Dün konuştuk epey. Fethiye’de bir köy evinde yazını geçiriyor. Kendisine hayli eski model ve hasarlı “yeni” bir araba almış. Hasarlı araçların daha ucuz olduğunu söylüyor. Köyün az ilerisinde Göcek var. Büyük büyük sanatçılar(!) yatlarında, teknelerinde ultra lüks villalarında yazlarını geçiriyorlar. Aralarında kimler yok ki.

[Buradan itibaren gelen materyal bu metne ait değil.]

__global__ void __launch_bounds__(256) k_obs_norm_rows(int rows, int D, int ld, float *x, float *raw,
                                                       const double *on, float clip) {
    const double cnt = on[2 * D];
    const size_t n = (size_t)rows * D;
    for (size_t i = blockIdx.x * (size_t)blockDim.x + threadIdx.x; i < n; i += (size_t)gridDim.x * blockDim.x) {
        const size_t r = i / D;
        const int d = (int)(i - r * D);
        float *p = x + r * ld + d;
        const float v = *p;
        if (raw) raw[i] = v;
        if (cnt >= 2.0) {
            double sd = sqrt(on[D + d] / cnt);
            sd = sd < 1e-8 ? 1e-8 : sd;
            float z = (float)(((double)v - on[d]) / sd);
            z = z < -clip ? -clip : z;
            z = z > clip ? clip : z;
            *p = z;
        }
    }
}
bppo_status launch_obs_norm_rows(bppo_ctx *c, int rows, float *x, int ld, float *raw) {
    return launch_obs_norm_rows_on(c, rows, x, ld, raw, c->d_on);
}
bppo_status launch_obs_norm_rows_on(bppo_ctx *c, int rows, float *x, int ld, float *raw, const double *on) {
    const size_t n = (size_t)rows * c->D;
    hipLaunchKernelGGL(k_obs_norm_rows, dim3((unsigned)std::min<size_t>((n + 255) / 256, 8192)), dim3(256), 0,
                       c->stream, rows, c->D, ld, x, raw, on, 10.0f);
    TRY(launch_check(c, __func__));
    return BPPO_OK;
}

constexpr int OBSW_CHUNKS = 256;
__global__ void __launch_bounds__(256) k_obsw_part(size_t rows, int D, const float *raw, double *part) {
    const int d = blockIdx.x * blockDim.x + threadIdx.x;
    if (d >= D) return;
    const size_t per = (rows + gridDim.y - 1) / gridDim.y;
    const size_t r0 = blockIdx.y * per, r1 = r0 + per < rows ? r0 + per : rows;
    double n = 0.0, s1 = 0.0, s2 = 0.0, k = 0.0;
    if (r0 < r1) k = raw[r0 * D + d];
    for (size_t r = r0; r < r1; r++) {
        const double y = (double)raw[r * D + d] - k;
        s1 += y;
        s2 += y * y;
        n += 1.0;
    }
    double *o = part + ((size_t)blockIdx.y * D + d) * 3;
    o[0] = n;
    o[1] = n > 0 ? k + s1 / n : 0.0;
    o[2] = n > 0 ? s2 - s1 * (s1 / n) : 0.0;
}
__global__ void k_obsw_final(int D, int nchunk, const double *part, double *on) {
    const int d = blockIdx.x * blockDim.x + threadIdx.x;
    if (d >= D) return;
    double n = 0.0, mean = 0.0, m2 = 0.0;
    for (int b = 0; b < nchunk; b++) {
        const double *o = part + ((size_t)b * D + d) * 3;
        const double nb = o[0];
        if (nb <= 0) continue;
        const double nn = n + nb, delta = o[1] - mean;
        mean = n > 0 ? mean + delta * (nb / nn) : o[1];
        m2 += o[2] + (n > 0 ? delta * delta * (n * nb / nn) : 0.0);
        n = nn;
    }
    const double na = on[2 * D], nn = na + n, delta = mean - on[d];
    const double ma = on[d];
    on[d] = na > 0 ? ma + delta * (n / nn) : mean;
    on[D + d] = on[D + d] + m2 + (na > 0 ? delta * delta * (na * n / nn) : 0.0);
}
__global__ void k_obsw_count(int D, double add, double *on) { on[2 * D] += add; }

Kültür Yolu Festivali’nden eksik olmayıp şehir şehir konser verdirilenleri mi ararsınız, bir zamanlar Cumhurbaşkanı’nın her gittiği yerde dibinde biten, komiklik yaparak çöplenenleri mi, 2023 seçimleri öncesi “Devran dönecek” zannıyla u dönüşü yapanları mı, AK Partili belediyelerin konser verdirmekte yarıştığı sanatçımsıları mı, TRT dizilerinden eksik olmayan “drama queen” leri mi; ne ararsanız var.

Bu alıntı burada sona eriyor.